DATA TO PROCESS section start
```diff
+        before = upto;
+      }
+      if (DIGEST && tk_valid) {
         const uint32_t out = tk_pos + tk_rank;
-        const uint64_t w0 = (uint64_t)tk_fired + tk_j, w1 = tk_due;
         const uint64_t w2 = (uint64_t)CPBUS_TIMER_EXPIRED | ((uint64_t)tk_src << 32);
         const uint64_t w3 = (uint64_t)gid | ((uint64_t)CPBUS_F_TICK << 32);
-        const uint4 a = make_uint4((uint32_t)w0, (uint32_t)(w0 >> 32), (uint32_t)w1, (uint32_t)(w1 >> 32));
-        const uint4 b = make_uint4((uint32_t)w2, (uint32_t)(w2 >> 32), (uint32_t)w3, (uint32_t)(w3 >> 32));
-        st_v8(ring + (((uint32_t)tail + out) & Rm), a, b);
-        if (DIGEST) {
-          const uint32_t prev = tk_rank ? my_tick[tk_rank - 1] : 0u;
-          dsum = (s_q[tk_pos] - s_q[prev]) * s_pow[n_ticks - tk_rank] + record_hash_words(w0, w1, w2, w3) * s_pow[k - 1 - out];
-          if (tk_rank == n_ticks - 1) dsum += s_q[n] - s_q[tk_pos];
-        }
+        const uint32_t prev = tk_rank ? my_tick[tk_rank - 1] & 0xFFFFu : 0u;
+        dsum = (s_q[tk_pos] - s_q[prev]) * s_pow[n_ticks - tk_rank] + record_hash_words((uint64_t)tk_fired + tk_j, tk_due, w2, w3) * s_pow[k - 1 - out];
+        if (tk_rank == n_ticks - 1) dsum += s_q[n] - s_q[tk_pos];
       }
       if (DIGEST) dsum = warp_sum64(dsum);
       __syncwarp();
diff --git a/containerpilot_b200/csrc/cpbus_kernels.cuh b/containerpilot_b200/csrc/cpbus_kernels.cuh
--- a/containerpilot_b200/csrc/cpbus_kernels.cuh
+++ b/containerpilot_b200/csrc/cpbus_kernels.cuh
@@ -230,6 +230,28 @@
   if ((vm >> (ev + 1u)) & 1u)
     st_v4(reinterpret_cast<unsigned char*>(ring + ((tail + oo) & Rm)) + 16u * h, PL ? s4[h * hi + io] : s4[2u * io + h]);
 }
+constexpr uint32_t kTickSrc = 0x80000000u;
+template <bool PL>
+__device__ __forceinline__ void copy_output_pairs(const uint4* s4, uint32_t hi, cpbus_event* ring, uint32_t tail, uint32_t Rm,
+                                                  uint32_t o0, uint32_t k, uint32_t src, bool ticks, uint32_t K,
+                                                  uint32_t tk_fired, uint64_t tk_due, uint32_t tk_src, uint32_t gid) {
+  const uint32_t lane = threadIdx.x & 31u, h = lane & 1u, ev = lane & ~1u;
+  const uint32_t ps = __shfl_xor_sync(0xffffffffu, src, 1);
+#pragma unroll
+  for (uint32_t q = 0; q < 2; q++) {
+    const uint32_t c = (h == q) ? src : ps, o = o0 + ev + q;
+    uint4 v = make_uint4(0, 0, 0, 0);
+    if (!(c & kTickSrc) && o < k) v = PL ? s4[h * hi + c] : s4[2u * c + h];
+    if (ticks) {
+      const uint32_t t = c & 31u;
+      const uint64_t w0 = (uint64_t)__shfl_sync(0xffffffffu, tk_fired, t) + (t & (0x1Fu >> (__ffs(K) - 1)));
+      const uint32_t d0 = __shfl_sync(0xffffffffu, (uint32_t)tk_due, t), d1 = __shfl_sync(0xffffffffu, (uint32_t)(tk_due >> 32), t);
+      const uint32_t sr = __shfl_sync(0xffffffffu, tk_src, t);
+      if (c & kTickSrc) v = h ? make_uint4(CPBUS_TIMER_EXPIRED, sr, gid, CPBUS_F_TICK) : make_uint4((uint32_t)w0, (uint32_t)(w0 >> 32), d0, d1);
+    }
+    if (o < k) st_v4(reinterpret_cast<unsigned char*>(ring + ((tail + o) & Rm)) + 16u * h, v);
+  }
+}
 __device__ __forceinline__ uint64_t keep_policy() {
   uint64_t pol;
   asm volatile("createpolicy.fractional.L2::evict_last.b64 %0, 1.0;" : "=l"(pol));
```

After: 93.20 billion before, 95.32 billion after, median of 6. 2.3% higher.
DATA TO PROCESS section end
PROBLEM TO WORK ON: State the number of lines in the listing above that include "csrc", and add nothing else.

SOLUTION FOR THIS TASK: 3